Anno 2070 im Test - Das hat uns gefallen - Seite 2
In Anno 2070 liegt die Vergangenheit hinter uns, die Zukunft steht vor der Tür: Wir haben uns in Kampagne, Szenarien und Endlosmodus ausführlich mit Anno 2070 beschäftigt. Unser Fazit: Das neue Anno ist moderner, schöner und komplexer als die Vorgänger. Aber auch trostloser.
Wunderschöne Grafik
Das wohl größte Kompliment, das man den Entwicklern machen kann, ist folgende Anekdote aus der Redaktion: Weil unsere Testversion die Grafiksteinstellungen beim Neustart zurücksetzte (ein Bug, der in der Verkaufsfassung nicht mehr auftreten soll), spielten wir Anno 2070 stundenlang auf mittleren Details - und waren trotzdem schwer beeindruckt von der virtuellen Pracht auf unserem Monitor!
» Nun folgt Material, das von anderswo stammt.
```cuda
size_t unet_workspace_bytes(int B, int H, int W) {
  UnetPlan P{};
  P.B = B; P.H = H; P.W = W;
  for (int l = 0; l < 5; ++l) { P.Hl[l] = H >> l; P.Wl[l] = W >> l; }
  return plan_layout(&P);
}

int unet_plan_create(UnetPlan** out, const uint8_t* packed, uint8_t* workspace, size_t workspace_bytes, int B, int H,
                     int W) {
  if (B <= 0 || H < 16 || W < 16) { set_error("unet plan: need B>0 and H,W >= 16"); return -1; }
  UnetPlan* P = new UnetPlan();
  P->B = B; P->H = H; P->W = W;
  for (int l = 0; l < 5; ++l) { P->Hl[l] = H >> l; P->Wl[l] = W >> l; }
  const size_t need = plan_layout(P);
  if (workspace_bytes < need) { delete P; set_error("unet plan: workspace too small"); return -5; }
  if ((reinterpret_cast<uintptr_t>(workspace) & 1023) || (reinterpret_cast<uintptr_t>(packed) & 1023)) {
    delete P; set_error("unet plan: workspace / packed weights must be 1024-byte aligned"); return -6;
  }
  P->ws = workspace; P->ws_bytes = workspace_bytes; P->wts = packed;
  LayerDesc L[27]; size_t ow, ob, n, pk;
  layer_table(L, ow, ob, n, pk);
  const float* flat = reinterpret_cast<const float*>(packed + pk);
  auto T = [&](const TensorSlot& s) { return reinterpret_cast<__nv_bfloat16*>(P->ws + s.off); };
  int rc = 0;
  auto conv = [&](int li, const TensorSlot& in0, const TensorSlot* in1, const TensorSlot& o, int lvl,
                  const TensorSlot* pooled = nullptr) {
    if (rc) return;
    ConvLaunch cl;
    const int epi = (li == 26) ? EPI_FINAL : EPI_BF16;
    rc = build_conv(cl, T(in0), in0.C, in1 ? T(*in1) : nullptr, in1 ? in1->C : 0, packed + L[li].pk_off,
                    flat + L[li].b_off, T(o), B, P->Hl[lvl], P->Wl[lvl], L[li].cout, epi);
    if (rc) return;
    if (epi == EPI_FINAL) { cl.p.wout = flat + ow; cl.p.bout = flat + ob; }
    if (pooled) cl.p.pool_out = T(*pooled);
    P->convs.push_back(cl);
    P->ops.push_back(Op{K_UMMA, li, lvl, int(P->convs.size()) - 1});
  };
  {
    float hw[32 * 18 + 32];
    cudaError_t e = cudaMemcpy(hw, flat + L[0].w_off, sizeof(hw), cudaMemcpyDeviceToHost);
    if (e != cudaSuccess) { delete P; set_error("unet plan: cannot read first-layer weights"); return int(e); }
    for (int co = 0; co < 32; ++co) {
      for (int k = 0; k < 9; ++k) P->first.w[k][co] = hw[co * 18 + k];
      P->first.b[co] = hw[32 * 18 + co];
      for (int cy = 0; cy < 3; ++cy)
        for (int cx = 0; cx < 3; ++cx) {
          float t = 0.f;
          for (int k = 0; k < 9; ++k) {
            const int dy = k / 3 - 1, dx = k % 3 - 1;
            const bool in_y = !((cy == 0 && dy < 0) || (cy == 2 && dy > 0));
            const bool in_x = !((cx == 0 && dx < 0) || (cx == 2 && dx > 0));
            if (in_y && in_x) t += hw[co * 18 + 9 + k];
          }
          P->first.ws[cy * 3 + cx][co] = t;
        }
    }
  }
  P->ops.push_back(Op{K_FIRST, 0, 0, -1});
  conv(1, P->tA[0], nullptr, P->tB[0], 0);
  conv(2, P->tB[0], nullptr, P->skip[0], 0, &P->pooled[1]);
  for (int l = 1; l <= 4; ++l) {
    conv(l * 3 + 0, P->pooled[l], nullptr, P->tA[l], l);
    conv(l * 3 + 1, P->tA[l], nullptr, P->tB[l], l);
    conv(l * 3 + 2, P->tB[l], nullptr, P->skip[l], l, l < 4 ? &P->pooled[l + 1] : nullptr);
  }
  for (int l = 3; l >= 0; --l) {
    const int blk = 5 + (3 - l);
    P->ops.push_back(Op{K_UPS, 200 + l, l, -1});
    conv(blk * 3 + 0, P->skip[l], &P->ups[l], P->tA[l], l);
    conv(blk * 3 + 1, P->tA[l], nullptr, P->tB[l], l);
    conv(blk * 3 + 2, P->tB[l], nullptr, P->tA[l], l);
  }
  if (rc) { delete P; return rc; }
  {
    int k = 0;
    for (Op& op : P->ops) {
      op.rev = k & 1;
      if (op.kind == K_UMMA) P->convs[op.conv].p.rev = op.rev;
      ++k;
    }
  }
  *out = P;
  return 0;
}

void unet_plan_destroy(UnetPlan* P) { delete P; }

int unet_plan_tensor(const UnetPlan* P, const char* name, size_t* off, int* C, int* H, int* W) {
  const TensorSlot* s = nullptr;
  const std::string n(name);
  if (n == "inc.conv-0") s = &P->tA[0];
  else if (n == "inc.conv-1") s = &P->tB[0];
  else if (n == "inc.conv-2") s = &P->skip[0];
  else {
    for (int l = 1; l <= 4 && !s; ++l) {
      const std::string d = "down" + std::to_string(l);
      if (n == d + ".pooled") s = &P->pooled[l];
      else if (n == d + ".conv-0") s = &P->tA[l];
      else if (n == d + ".conv-1") s = &P->tB[l];
      else if (n == d + ".conv-2") s = &P->skip[l];
    }
    for (int k = 1; k <= 4 && !s; ++k) {
      const int l = 4 - k;
      const std::string u = "up" + std::to_string(k);
      if (n == u + ".upsampled") s = &P->ups[l];
    }
  }
  if (!s) return -1;
  *off = s->off; *C = s->C; *H = s->H; *W = s->W;
  return 0;
}

struct ProfileCtx {
  std::vector<cudaEvent_t> ev;
  cudaStream_t st;
  void begin() {
    cudaEvent_t a, b;
    cudaEventCreate(&a); cudaEventCreate(&b);
    ev.push_back(a); ev.push_back(b);
    cudaEventRecord(a, st);
  }
  void end() { cudaEventRecord(ev.back(), st); }
};

static int unet_forward_impl(UnetPlan* P, const float* v, const float* sigma, float* x_out, float* preclamp,
                             cudaStream_t st, ProfileCtx* prof, const uint8_t* active = nullptr) {
  LayerDesc L[27]; size_t ow, ob, n, pk;
  layer_table(L, ow, ob, n, pk);
  auto T = [&](const TensorSlot& s) { return reinterpret_cast<__nv_bfloat16*>(P->ws + s.off); };
  int rc = 0;
  for (const Op& op : P->ops) {
    if (prof) prof->begin();
    switch (op.kind) {
      case K_FIRST: {
        const int bd = P->W >= 256 ? 256 : ((P->W + 31) / 32) * 32;
        const int gx = (P->W + bd - 1) / bd, pairs = (P->H + 1) / 2;
        int ppt = 4;
        while (ppt > 1 && size_t(gx) * ((pairs + ppt - 1) / ppt) * P->B < 4 * 148) ppt >>= 1;
        launch_k(conv_first_kernel, dim3(gx, (pairs + ppt - 1) / ppt, P->B), dim3(bd), 0, st, v, sigma, P->first,
                 T(P->tA[0]), P->B, P->H, P->W, 0.2f, op.rev, ppt);
        break;
      }
      case K_UMMA: {
        ConvLaunch& cl = P->convs[op.conv];
        if (cl.EPI == EPI_FINAL) { cl.p.noisy = v; cl.p.x_out = x_out; cl.p.preclamp = preclamp; cl.p.active = active; }
        rc = launch_conv(cl, st);
        break;
      }
      case K_UPS: {
        const int l = op.level;
        const TensorSlot& lo = (l == 3) ? P->skip[4] : P->tA[l + 1];
        const int h = P->Hl[l + 1], w = P->Wl[l + 1], Ho = P->Hl[l], Wo = P->Wl[l];
        const int C8 = kCh[l + 1] / 8;
        const int dy = Ho - 2 * h, dx = Wo - 2 * w;
        const float sy = (2 * h > 1) ? float(h - 1) / float(2 * h - 1) : 0.f;
        const float sx = (2 * w > 1) ? float(w - 1) / float(2 * w - 1) : 0.f;
        if (dy == 0 && dx == 0 && h > 1 && w > 1)
        {
          const int gx = ((w + 1) * C8 + 255) / 256;
          int walk = 8;
          while (walk > 1 && size_t(gx) * ((h + walk) / walk) * P->B < 4 * size_t(g_num_sms)) walk >>= 1;
          launch_k(upsample2x_fast_kernel, dim3(gx, (h + walk) / walk, P->B), dim3(256), 0, st,
                   reinterpret_cast<const uint4*>(T(lo)), reinterpret_cast<uint4*>(T(P->ups[l])), h, w,
                   C8, sy, sx, P->B, op.rev, (C8 == 64 ? 6 : (C8 == 32 ? 5 : (C8 == 16 ? 4 : 3))), walk);
        }
        else
          launch_k(upsample2x_kernel, dim3((Wo * C8 + 255) / 256, (Ho + kUpsRows - 1) / kUpsRows, P->B), dim3(256), 0,
                   st, reinterpret_cast<const uint4*>(T(lo)), reinterpret_cast<uint4*>(T(P->ups[l])),
                   P->B, h, w, Ho, Wo, C8, dy / 2, dx / 2, sy, sx);
        break;
      }
    }
    if (prof) prof->end();
    if (rc) return rc;
  }
  return int(cudaGetLastError());
}

int unet_forward(UnetPlan* P, const float* v, const float* sigma, float* x_out, float* preclamp, cudaStream_t st,
                 const uint8_t* active) {
  return unet_forward_impl(P, v, sigma, x_out, preclamp, st, nullptr, active);
}

int unet_num_launches(const UnetPlan* P) { return int(P->ops.size()); }

int unet_profile(UnetPlan* P, const float* v, const float* sigma, float* x_out, cudaStream_t st, float* ms,
                 int* kinds, int* ids, int* n_inout) {
  ProfileCtx prof;
  prof.st = st;
  int rc = unet_forward_impl(P, v, sigma, x_out, nullptr, st, &prof);
  cudaError_t e = cudaStreamSynchronize(st);
  const int n = int(prof.ev.size() / 2);
  const int cap = *n_inout;
  for (int i = 0; i < n && i < cap; ++i) {
    float t = 0.f;
    cudaEventElapsedTime(&t, prof.ev[2 * i], prof.ev[2 * i + 1]);
    ms[i] = t; kinds[i] = P->ops[i].kind; ids[i] = P->ops[i].id;
  }
  for (cudaEvent_t evt : prof.ev) cudaEventDestroy(evt);
  *n_inout = n < cap ? n : cap;
  if (rc) return rc;
  return int(e);
}

}
```

dt4image_restoration_b200/csrc/unet_conv_pair.cuh:

```cuda
#pragma once
#include <cooperative_groups.h>
#include "unet_conv.cuh"

namespace pnp {
namespace cgp = cooperative_groups;

__device__ __forceinline__ void tmem_alloc2(uint32_t* smem_dst, uint32_t ncols) {
  asm volatile("tcgen05.alloc.cta_group::2.sync.aligned.shared::cta.b32 [%0], %1;" ::"r"(smem_u32(smem_dst)), "r"(ncols)
               : "memory");
}
__device__ __forceinline__ void tmem_relinquish2() {
  asm volatile("tcgen05.relinquish_alloc_permit.cta_group::2.sync.aligned;" ::: "memory");
}
__device__ __forceinline__ void tmem_dealloc2(uint32_t taddr, uint32_t ncols) {
  asm volatile("tcgen05.dealloc.cta_group::2.sync.aligned.b32 %0, %1;" ::"r"(taddr), "r"(ncols) : "memory");
}
__device__ __forceinline__ void tc_commit2(uint64_t* bar) {
  asm volatile("tcgen05.commit.cta_group::2.mbarrier::arrive::one.shared::cluster.multicast::cluster.b64 [%0], %1;" ::"r"(
                   smem_u32(bar)),
               "h"(uint16_t(3))
               : "memory");
}
__device__ __forceinline__ void umma2_bf16_ss(uint32_t tmem_d, uint32_t a_lo, uint32_t a_hi, uint32_t b_lo, uint32_t b_hi,
                                              uint32_t idesc, uint32_t accumulate) {
  asm volatile(
      "{\n\t.reg .pred p;\n\t.reg .b64 da, db;\n\t"
      "mov.b64 da, {%1, %2};\n\t"
      "mov.b64 db, {%3, %4};\n\t"
      "setp.ne.b32 p, %6, 0;\n\t"
      "tcgen05.mma.cta_group::2.kind::f16 [%0], da, db, %5, p;\n\t}\n" ::"r"(tmem_d),
      "r"(a_lo), "r"(a_hi), "r"(b_lo), "r"(b_hi), "r"(idesc), "r"(accumulate)
      : "memory");
}
__device__ __forceinline__ uint32_t cluster_addr(const void* p, uint32_t rank) {
  uint32_t ra;
  asm volatile("mapa.shared::cluster.u32 %0, %1, %2;" : "=r"(ra) : "r"(smem_u32(p)), "r"(rank));
  return ra;
}
__device__ __forceinline__ void tma_load_4d_pair(void* smem_dst, const CUtensorMap* m, uint32_t mbar_cluster, int c0, int c1,
                                                 int c2, int c3) {
  asm volatile(
      "cp.async.bulk.tensor.4d.cta_group::2.shared::cluster.global.mbarrier::complete_tx::bytes [%0], [%1, {%3, %4, %5, %6}], [%2];"
      ::"r"(smem_u32(smem_dst)), "l"(reinterpret_cast<uint64_t>(m)), "r"(mbar_cluster), "r"(c0), "r"(c1), "r"(c2), "r"(c3)
      : "memory");
}
__device__ __forceinline__ void tma_load_2d_pair(void* smem_dst, const CUtensorMap* m, uint32_t mbar_cluster, int c0, int c1) {
  asm volatile(
      "cp.async.bulk.tensor.2d.cta_group::2.shared::cluster.global.mbarrier::complete_tx::bytes [%0], [%1, {%3, %4}], [%2];"
      ::"r"(smem_u32(smem_dst)), "l"(reinterpret_cast<uint64_t>(m)), "r"(mbar_cluster), "r"(c0), "r"(c1)
      : "memory");
}
__device__ __forceinline__ void mbar_arrive_remote(uint64_t* bar, uint32_t rank) {
  asm volatile(
      "{\n\t.reg .b32 ra;\n\t"
      "mapa.shared::cluster.u32 ra, %0, %1;\n\t"
      "mbarrier.arrive.relaxed.cluster.shared::cluster.b64 _, [ra];\n\t}\n" ::"r"(smem_u32(bar)),
      "r"(rank)
      : "memory");
}

template <int KC, int BN>
struct PairCfg {
  static constexpr int ROWB = KC * 2;
  static constexpr int A_BYTES = kHalo * kHalo * ROWB;
  static constexpr int A_STAGE = (A_BYTES + 1023) / 1024 * 1024;
  static constexpr int B_FULL = BN * ROWB;
  static constexpr int B_BYTES = B_FULL / 2;
  static constexpr int B_STAGE = (B_BYTES + 1023) / 1024 * 1024;
  static constexpr int NACC = 2;
  static constexpr int TMEM_COLS = 2 * BN * NACC;
  static constexpr int MAX_RING = 16;
  static constexpr int BAR_BYTES = (4 * MAX_RING + 2 * NACC + 2) * 8 + 16 + kEpiSmemFloats * 4;
  static_assert(TMEM_COLS >= 32 && TMEM_COLS <= 512 && (TMEM_COLS & (TMEM_COLS - 1)) == 0, "TMEM cols");
  static_assert((BN / 2) % 8 == 0, "half blobs must be whole 8-row groups");
};
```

Nachdem wir dann auch den Schalter für die höchste Detailstufe im Menü gefunden hatten, waren wir vollends begeistert: Anno 2070 ist das bestaussehende Strategiespiel aller Zeiten und eines der hübschesten PC-Spiele dieses Jahres. Überall wimmeln liebevolle Details wie Regentropfen, die an Häuserfassaden abperlen, oder fröhlich aus dem Wasser springende Delfine.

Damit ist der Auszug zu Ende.